## PROBLEM DETAILS
With every line kept intact, print the entries that appear below.

## THE DATA
template <int EPI>
int launch_gemm(const GemmBArgs& a0, hipStream_t s) {
  if (a0.M % GBM || a0.N % GBN || a0.K % GBK || a0.M <= 0) return DVT_E_BADARG;
  if (IS_X3(EPI) && a0.M % 256) return DVT_E_BADARG;
  GemmBArgs a = a0;
  if (!a.lda) a.lda = a.K;
  if (!a.ldw) a.ldw = a.K;
  a.dim_ok_sq = (!IS_QKV(EPI)) || (a.dim % 256 == 0);
  if (IS_QKV(EPI) && (a.s_pad <= 0 || a.s_pad % 8 || a.vt_rows <= 0 || a.vt_rows % a.s_pad || a.vt_rows > a.M))
    return DVT_E_BADARG;
  bool sq = g_vit_gemm_variant >= 4;
#ifdef DVT_LAB
  sq = sq || g_vit_gemm_variant == 0;
#endif
  sq = sq && a.M % 256 == 0 && a.N % 256 == 0 && a.dim_ok_sq && a.K >= 2 * GBK && (a.K / GBK) % 2 == 0;
  if (a.ln_stats != nullptr && !(sq || (a.M % G2_BM == 0 && g_vit_gemm_variant != 1))) return DVT_E_BADARG;
  if ((a.xb != nullptr || a.st_part != nullptr) && !(sq && EPI == EPI_RESID && a.xb != nullptr && a.st_part != nullptr))
    return DVT_E_BADARG;
  {
    const int nt = a.N / GBN;
    int g = g_vit_group_bytes / (GBN * a.K * 2);
    g = g < 1 ? 1 : (g > nt ? nt : g);
// ... 260 lines not shown
  const int bb = row / n_tokens, s = row - bb * n_tokens;
  float* y;
  if (s < n_prefix) {
    if (prefix == nullptr) return;
    y = prefix + ((size_t)bb * n_prefix + s) * dim;
  } else {
    y = feat + ((size_t)bb * (n_tokens - n_prefix) + (s - n_prefix)) * dim;
  }
  const float4* xr = reinterpret_cast<const float4*>(x + ((size_t)bb * s_pad + s) * dim);
  const int nq = dim >> 2;
  if (NORM) {
    float4 v[NV];
    float mean, rstd;
    ln_row_stats<NV>(xr, nq, dim, eps, lane, v, mean, rstd);
#pragma unroll
    for (int i = 0; i < NV; ++i) {
      const int q = lane + 64 * i;
      if (q < nq)
        reinterpret_cast<float4*>(y)[q] =
            ln_row_piece(v[i], mean, rstd, reinterpret_cast<const float4*>(w)[q], reinterpret_cast<const float4*>(b)[q]);
    }
  } else {
#pragma unroll
    for (int i = 0; i < NV; ++i) {
      const int q = lane + 64 * i;
      if (q < nq) reinterpret_cast<float4*>(y)[q] = xr[q];
    }
  }
}

__device__ __forceinline__ float max3f(float a, float b, float c) {
  return __builtin_fmaxf(__builtin_fmaxf(a, b), c);
}

constexpr int KV_TILE = 64;
constexpr int VT_LD = 128;

constexpr int ATT_Q = 128;

#ifdef DVT_LAB
#include "lab/dvt_vit_lab_attn.inc"
#endif


constexpr int ATT2_KBUF = 3;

## ANSWER FOR THE TASK
template <int EPI>
int launch_gemm(const GemmBArgs& a0, hipStream_t s) {
  if (a0.M % GBM || a0.N % GBN || a0.K % GBK || a0.M <= 0) return DVT_E_BADARG;
  if (IS_X3(EPI) && a0.M % 256) return DVT_E_BADARG;
  GemmBArgs a = a0;
  if (!a.lda) a.lda = a.K;
  if (!a.ldw) a.ldw = a.K;
  a.dim_ok_sq = (!IS_QKV(EPI)) || (a.dim % 256 == 0);
  if (IS_QKV(EPI) && (a.s_pad <= 0 || a.s_pad % 8 || a.vt_rows <= 0 || a.vt_rows % a.s_pad || a.vt_rows > a.M))
    return DVT_E_BADARG;
  bool sq = g_vit_gemm_variant >= 4;
#ifdef DVT_LAB
  sq = sq || g_vit_gemm_variant == 0;
#endif
  sq = sq && a.M % 256 == 0 && a.N % 256 == 0 && a.dim_ok_sq && a.K >= 2 * GBK && (a.K / GBK) % 2 == 0;
  if (a.ln_stats != nullptr && !(sq || (a.M % G2_BM == 0 && g_vit_gemm_variant != 1))) return DVT_E_BADARG;
  if ((a.xb != nullptr || a.st_part != nullptr) && !(sq && EPI == EPI_RESID && a.xb != nullptr && a.st_part != nullptr))
    return DVT_E_BADARG;
  {
    const int nt = a.N / GBN;
    int g = g_vit_group_bytes / (GBN * a.K * 2);
    g = g < 1 ? 1 : (g > nt ? nt : g);
// ... 260 lines not shown
  const int bb = row / n_tokens, s = row - bb * n_tokens;
  float* y;
  if (s < n_prefix) {
    if (prefix == nullptr) return;
    y = prefix + ((size_t)bb * n_prefix + s) * dim;
  } else {
    y = feat + ((size_t)bb * (n_tokens - n_prefix) + (s - n_prefix)) * dim;
  }
  const float4* xr = reinterpret_cast<const float4*>(x + ((size_t)bb * s_pad + s) * dim);
  const int nq = dim >> 2;
  if (NORM) {
    float4 v[NV];
    float mean, rstd;
    ln_row_stats<NV>(xr, nq, dim, eps, lane, v, mean, rstd);
#pragma unroll
    for (int i = 0; i < NV; ++i) {
      const int q = lane + 64 * i;
      if (q < nq)
        reinterpret_cast<float4*>(y)[q] =
            ln_row_piece(v[i], mean, rstd, reinterpret_cast<const float4*>(w)[q], reinterpret_cast<const float4*>(b)[q]);
    }
  } else {
#pragma unroll
    for (int i = 0; i < NV; ++i) {
      const int q = lane + 64 * i;
      if (q < nq) reinterpret_cast<float4*>(y)[q] = xr[q];
    }
  }
}

__device__ __forceinline__ float max3f(float a, float b, float c) {
  return __builtin_fmaxf(__builtin_fmaxf(a, b), c);
}

constexpr int KV_TILE = 64;
constexpr int VT_LD = 128;

constexpr int ATT_Q = 128;

#ifdef DVT_LAB
#include "lab/dvt_vit_lab_attn.inc"
#endif


constexpr int ATT2_KBUF = 3;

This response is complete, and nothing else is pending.